See Note 14 to our consolidated financial statements for further information on severance and related
benefit costs, asset impairments and lease termination costs.
2003 Charges
We recognized a pretax loss of $2.6 million related to the sales of corporate facility buildings for the year
ended December 31, 2003.
During 2003, we recognized a pretax $13.8 million impairment on an investment we had in a company that
provides online solutions connecting health plans, physicians and hospitals. The carrying value of this investment
after the impairment is $1.2 million and is included in our noncurrent assets as of December 31, 2005.
See Note 14 to our consolidated financial statements for further information on asset impairments.
Net Gain on Sales of Businesses and Properties
The gains and (losses) recognized from divestitures made during the years ended December 31, 2005, 2004
and 2003 are summarized in the following table.
2005 2004 2003
(Dollars in millions)
Subacute subsidiaries .................................... $ $1.8 $—
Florida health plan ...................................... — (0.4) —
Dental and vision subsidiaries ............................. — (0.3) 7.8
Workers’ compensation services subsidiaries ................. — 11.1
Net gain on sales of businesses and properties ............ $ $1.1 $18.9
2005 Divestitures
Effective February 28, 2005, we completed the sale of our wholly-owned subsidiaries Gem Holding
Corporation and Gem Insurance Company (the Gem Companies), to SafeGuard Health Enterprises, Inc. (the
Gem Sale). In connection with the Gem Sale, we received a promissory note of approximately $3.1 million,
which was paid in full in cash on March 1, 2005. We did not recognize any pretax gain or loss but did recognize
a $2.2 million income tax benefit related to the Gem Sale.
2004 Divestitures
On March 1, 2004, we completed the sale of two subacute subsidiaries, American VitalCare, Inc. and
Managed Alternative Care, Inc., to a subsidiary of Rehabcare Group, Inc. We received a payment of
approximately $11 million, subject to certain post-closing adjustments, and a $3 million subordinated promissory
note for which we recorded a full reserve.

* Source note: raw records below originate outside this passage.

template <int NB, int WD, int ABL, bool WSPLIT>
__device__ __forceinline__ void conv_wino4_body(const ConvArgs& a) {
    constexpr bool PAIR = NB == 2 && !WSPLIT;
    constexpr int NLD = PAIR ? 9 : 18;
    constexpr int TPR = WD / 4, TRG = 14 / TPR, kRawW = (4 * TRG + 2) * WD, UPC = kRawW / 4;
    static_assert(WD == 56 || WD == 28, "tile geometry");
    extern __shared__ __align__(16) float smem[];
    float* raw = smem;
    float* V = raw + 2 * kCK * kRaw;
    const int tid = threadIdx.x, lane = tid & 63, wave = tid >> 6, l15 = lane & 15, lq = lane >> 4;

    const int id = a.blk0 + (WSPLIT ? (int)(blockIdx.x >> 1) : (int)blockIdx.x), nb0 = WSPLIT ? 2 * (int)(blockIdx.x & 1) : 0;
    int bx, by;
    if (a.xcd) {
        const int j = id >> 3, x = id & 7, q = j / a.gy;
        by = j - q * a.gy;
        bx = x * (a.gx >> 3) + q;
    } else {
        bx = id / a.gy;
        by = id - bx * a.gy;
    }
    const int groups = ((a.H >> 2) + TRG - 1) / TRG;
    const int img = bx / groups, r = bx - img * groups;
    const int co0 = WSPLIT ? by * 64 : by * (NB * 16);
    constexpr int cstr = WSPLIT ? 4 : NB;
    if (a.prio == 1) __builtin_amdgcn_s_setprio(1);
    else if (a.prio >= 2) __builtin_amdgcn_s_setprio(3);
    const int HW = a.H * a.W;
    const float* inb = a.in + ((size_t)img * a.in_ctot + a.in_coff) * HW;
    const int g0 = (4 * TRG * r - 1) * WD;

    const __amdgpu_buffer_rsrc_t u_rsrc = __builtin_amdgcn_make_buffer_rsrc((void*)a.w, (short)0, 36 * a.CinPad * a.CoutPad * 4, 0x00020000);
    const __amdgpu_buffer_rsrc_t r_rsrc = __builtin_amdgcn_make_buffer_rsrc((void*)inb, (short)0, a.Cin * HW * 4, 0x00020000);
    typedef float bfrag __attribute__((ext_vector_type(PAIR ? 4 : NB)));
    const int nchunks_u = a.CinPad / kCK;
    const int ub = PAIR ? ((lq * a.CoutPad * 2 + co0 * 2 + l15 * 4) * 4 + wave * 9 * nchunks_u * 4 * a.CoutPad * 2 * 4)
                        : ((wave * 9 * a.CinPad + lq) * a.CoutPad + co0 + l15 * cstr + nb0) * 4;
    const int u_point = PAIR ? nchunks_u * 4 * a.CoutPad * 2 * 4 : a.CinPad * a.CoutPad * 4;
    const int u_kstep = 4 * a.CoutPad * 4, u_chunk = PAIR ? 4 * a.CoutPad * 2 * 4 : kCK * a.CoutPad * 4;
    auto load_u = [&](int chunk, int g) -> bfrag {
        const int soff = PAIR ? chunk * u_chunk + g * u_point : chunk * u_chunk + (g >> 1) * u_point + (g & 1) * u_kstep;
        if constexpr (PAIR || NB == 4) return __builtin_bit_cast(bfrag, __builtin_amdgcn_raw_buffer_load_b128(u_rsrc, ub, soff, 0));
        else return __builtin_bit_cast(bfrag, __builtin_amdgcn_raw_buffer_load_b64(u_rsrc, ub, soff, 0));
    };
    int roff[3];
#pragma unroll
    for (int i = 0; i < 3; ++i) {
        const int u = i * 256 + tid, ch = u / UPC, k = u - ch * UPC, gi = g0 + 4 * k;
        const bool unit = u < kCK * UPC, inside = gi >= 0 && gi < HW;
        roff[i] = unit && inside ? (ch * HW + gi) * 4 : -1;
        if (unit && !inside) {
            *reinterpret_cast<f32x4*>(raw + u * 4) = f32x4{0.f, 0.f, 0.f, 0.f};
            *reinterpret_cast<f32x4*>(raw + kCK * kRawW + u * 4) = f32x4{0.f, 0.f, 0.f, 0.f};
        }
    }
    auto issue_raw = [&](int chunk) {
        const int soff = chunk * (kCK * 4) * HW;
        float* dst = raw + (chunk & 1) * (kCK * kRawW);
#pragma unroll
        for (int i = 0; i < 3; ++i)
            if (roff[i] >= 0) __builtin_amdgcn_raw_ptr_buffer_load_lds(r_rsrc, (GRNET_LDS_AS void*)(dst + (i * 256 + wave * 64) * 4), 16, roff[i], soff, 0, 0);
        asm volatile("" ::: "memory");
    };

    const int row16 = tid >> 4, px = tid & 15, chn = row16 & 7;
    const int half = __builtin_amdgcn_readfirstlane(row16 >> 3);
    const int pc = WD == 56 ? px : (px & 7), trl = WD == 56 ? 0 : (px >> 3);
    const bool real = pc < TPR;
    const int rpos = chn * kRawW + (4 * trl) * WD + 4 * (real ? pc : TPR - 1);
    const int slot = real ? trl * TPR + pc : 14 + (WD == 56 ? px - 14 : trl);
    const int vpos = (half * 18) * (kCK * 16) + chn * 16 + slot;
    struct Tf { float d[6][6]; float e[3][6]; };
    auto tf_read = [&](Tf& t, const float* rp) {
#pragma unroll
        for (int i = 0; i < 6; ++i) {
            const f32x4 v = *reinterpret_cast<const f32x4*>(rp + i * WD);
            t.d[i][1] = v[0]; t.d[i][2] = v[1]; t.d[i][3] = v[2]; t.d[i][4] = v[3];
        }
    };
    auto tf_halo = [&](Tf& t) {
#pragma unroll
        for (int i = 0; i < 6; ++i) {
            t.d[i][0] = __int_as_float(__builtin_amdgcn_update_dpp(0, __float_as_int(WD == 56 || real ? t.d[i][4] : 0.f), 0x111, 0xf, 0xf, true));
            t.d[i][5] = __int_as_float(__builtin_amdgcn_update_dpp(0, __float_as_int(real ? t.d[i][1] : 0.f), 0x101, 0xf, 0xf, true));
        }
    };
    auto tf_rows = [&](Tf& t) {
#pragma unroll
        for (int j = 0; j < 6; ++j) {
            const float col[6] = {t.d[0][j], t.d[1][j], t.d[2][j], t.d[3][j], t.d[4][j], t.d[5][j]};
            if (half == 0) bt_lo(col, t.e[0][j], t.e[1][j], t.e[2][j]);
            else bt_hi(col, t.e[0][j], t.e[1][j], t.e[2][j]);
        }
    };
    auto tf_cols = [&](Tf& t, float* vp) {
#pragma unroll
        for (int rr = 0; rr < 3; ++rr) {
            float o[6];
            bt_lo(t.e[rr], o[0], o[1], o[2]);
            bt_hi(t.e[rr], o[3], o[4], o[5]);
#pragma unroll
            for (int c = 0; c < 6; ++c) vp[(rr * 6 + c) * (kCK * 16)] = o[c];
        }
    };

    f32x4 acc[9][NB];
#pragma unroll
    for (int p = 0; p < 9; ++p)
#pragma unroll
        for (int n = 0; n < NB; ++n) acc[p][n] = f32x4{0.f, 0.f, 0.f, 0.f};

    const int nchunks = a.CinPad / kCK;
    bfrag bq[NLD];
    W4_TICK(t_start);
    issue_raw(0);
    if (nchunks > 1) issue_raw(1);
#pragma unroll
    for (int g = 0; g < NLD; ++g) bq[g] = load_u(0, g);
    if constexpr (PAIR) asm volatile("s_waitcnt vmcnt(9)" ::: "memory");
    else asm volatile("s_waitcnt vmcnt(18)" ::: "memory");
    __syncthreads();
    W4_TICK(t_first);
    {
        Tf t;
        tf_read(t, raw + rpos);
        tf_halo(t);
        tf_rows(t);
        tf_cols(t, V + vpos);
    }
    W4_TICK(t_tf0);
    float av[2][6];
    auto load_a = [&](int buf, int c, int set) {
#pragma unroll
        for (int k = 0; k < 6; ++k) {
            const int p = wave * 9 + 3 * c + (k >> 1), ks = k & 1;
            av[set][k] = V[buf * kV + p * (kCK * 16) + (ks * 4 + lq) * 16 + l15];
        }
    };
    auto chunk = [&](int buf, bool with_transform, int next) {
        Tf t;
        const float* rp = raw + (next & 1) * (kCK * kRawW) + rpos;
        float* vp = V + (next & 1) * kV + vpos;
        if (ABL != 3) load_a(buf, 0, 0);
        if (with_transform && ABL != 1 && next + 1 < nchunks) issue_raw(next + 1);
#pragma unroll
        for (int c = 0; c < 3; ++c) {
#pragma unroll
            for (int k = 0; k < 6; ++k) landed(av[c & 1][k]);
            if (with_transform && ABL != 2) {
                if (c == 1) { tf_halo(t); tf_rows(t); }
                if (c == 2) tf_cols(t, vp);
            }
            __builtin_amdgcn_sched_barrier(0);
            if (c < 2 && ABL != 3) load_a(buf, c + 1, (c + 1) & 1);
            if (with_transform && ABL != 1 && c > 0) {
#pragma unroll
                for (int k = 0; k < NLD / 3; ++k) bq[(NLD / 3) * (c - 1) + k] = load_u(next, (NLD / 3) * (c - 1) + k);
            }
            if (with_transform && ABL != 2 && c == 0) tf_read(t, rp);
            __builtin_amdgcn_sched_barrier(0);
#pragma unroll
            for (int k = 0; k < 6; ++k)
#pragma unroll
                for (int n = 0; n < NB; ++n) {
                    const int pi = 3 * c + (k >> 1);
                    const float bfr = PAIR ? bq[pi][(k & 1) * 2 + n] : bq[6 * c + k][n];
                    acc[pi][n] = __builtin_amdgcn_mfma_f32_16x16x4f32(av[c & 1][k], bfr, acc[pi][n], 0, 0, 0);
                }
            __builtin_amdgcn_sched_barrier(0);
        }
        if (with_transform && ABL != 1) {
#pragma unroll
            for (int k = 0; k < NLD / 3; ++k) bq[2 * (NLD / 3) + k] = load_u(next, 2 * (NLD / 3) + k);
        }
    };
    auto meet = [&](bool last) {
        if (last) asm volatile("s_waitcnt vmcnt(0)" ::: "memory");
        else if constexpr (PAIR) asm volatile("s_waitcnt vmcnt(9)" ::: "memory");
        else asm volatile("s_waitcnt vmcnt(18)" ::: "memory");
        __syncthreads();
    };
    for (int ch = 0; ch + 1 < nchunks; ++ch) {
        meet(false);
        chunk(ch & 1, true, ch + 1);
    }
    const bool has_add = a.n_add == 1;
    meet(nchunks > 1);
    const int ec = tid / 14, et = tid - ec * 14, etro = et / TPR, etx = et - etro * TPR, eorow = 4 * (TRG * r + etro);
    const bool ethread = tid < 14 * 16 && eorow < a.H;
    f32x4 radd[4] = {f32x4{0.f, 0.f, 0.f, 0.f}, f32x4{0.f, 0.f, 0.f, 0.f}, f32x4{0.f, 0.f, 0.f, 0.f}, f32x4{0.f, 0.f, 0.f, 0.f}};
    auto fetch_res = [&](int nt) {
        const int co = co0 + (nb0 + nt) * 16 + ec;
        if (has_add && ethread && co < a.Cout) {
            const float* ap = a.add[0] + ((size_t)img * a.add_ctot[0] + a.add_coff[0] + co) * HW + eorow * WD + 4 * etx;
#pragma unroll
            for (int i = 0; i < 4; ++i) radd[i] = *reinterpret_cast<const f32x4*>(ap + i * WD);
        }
    };
    fetch_res(0);
    chunk((nchunks - 1) & 1, false, 0);

    W4_TICK(t_loop);
    float* Mx = smem;
    for (int nt = 0; nt < NB; ++nt) {
        __syncthreads();
#pragma unroll
        for (int pi = 0; pi < 9; ++pi) {
            f32x4 v;
            if constexpr (NB == 4) v = nt == 0 ? acc[pi][0] : nt == 1 ? acc[pi][1] : nt == 2 ? acc[pi][2] : acc[pi][3];
            else v = nt == 0 ? acc[pi][0] : acc[pi][1];
            *reinterpret_cast<f32x4*>(Mx + ((wave * 9 + pi) * 16 + l15) * kMrow + lq * 4) = v;
        }
        __syncthreads();
        const f32x4 rcur[4] = {radd[0], radd[1], radd[2], radd[3]};
        if (nt + 1 < NB) fetch_res(nt + 1);
        if (ethread) {
            const int c = ec, t = et, tx = etx;
            const int co = co0 + (nb0 + nt) * 16 + c, orow = eorow;
            if (co < a.Cout) {
                float s[4][6];
#pragma unroll
                for (int j = 0; j < 6; ++j) {
                    float m[6];
#pragma unroll
                    for (int i = 0; i < 6; ++i) m[i] = Mx[((i * 6 + j) * 16 + c) * kMrow + t];
                    const float p12 = m[1] + m[2], m12 = m[1] - m[2], p34 = m[3] + m[4], m34 = m[3] - m[4];
                    s[0][j] = m[0] + p12 + p34;
                    s[1][j] = fmaf(2.f, m34, m12);
                    s[2][j] = fmaf(4.f, p34, p12);
                    s[3][j] = fmaf(8.f, m34, m12) + m[5];
                }
                const float b = a.bias[co];
                const size_t obase = ((size_t)img * a.out_ctot + a.out_coff + co) * HW + orow * WD + 4 * tx;
#pragma unroll
                for (int i = 0; i < 4; ++i) {
                    const float* q = s[i];
                    const float p12 = q[1] + q[2], m12 = q[1] - q[2], p34 = q[3] + q[4], m34 = q[3] - q[4];
                    f32x4 y = f32x4{q[0] + p12 + p34 + b, fmaf(2.f, m34, m12) + b, fmaf(4.f, p34, p12) + b, fmaf(8.f, m34, m12) + q[5] + b};
                    if (has_add) y += rcur[i];
                    if (a.relu) { y[0] = fmaxf(y[0], 0.f); y[1] = fmaxf(y[1], 0.f); y[2] = fmaxf(y[2], 0.f); y[3] = fmaxf(y[3], 0.f); }
                    *reinterpret_cast<f32x4*>(a.out + obase + i * WD) = y;
                }
            }
        }
    }
#ifdef GRNET_ABLATION
    if ((a.dbg & 8) && tid == 0) {
        W4_TICK(t_end);
        atomicAdd(&g_w4phase[0], t_first - t_start); atomicAdd(&g_w4phase[1], t_tf0 - t_first); atomicAdd(&g_w4phase[2], t_loop - t_tf0);
        atomicAdd(&g_w4phase[3], t_end - t_loop); atomicAdd(&g_w4phase[4], 1ull);
    }
#endif
}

Effective September 30, 2004, we entered into agreements (the Settlement Agreements) to settle certain
true-up adjustments under a stock purchase agreement and reinsurance agreement entered into in 2001 in
connection with the sale of our Florida health plan.
2003 Divestitures
On October 31, 2003, we completed the sales of our dental and vision subsidiaries, Health Net Dental and
Health Net Vision, to SafeGuard Health Enterprises, Inc. During the fourth quarter of 2004, we entered into a
settlement agreement to settle the true-up adjustments related to the sale of our dental and vision subsidiaries. In
connection with these sales, we received approximately $14.8 million in cash.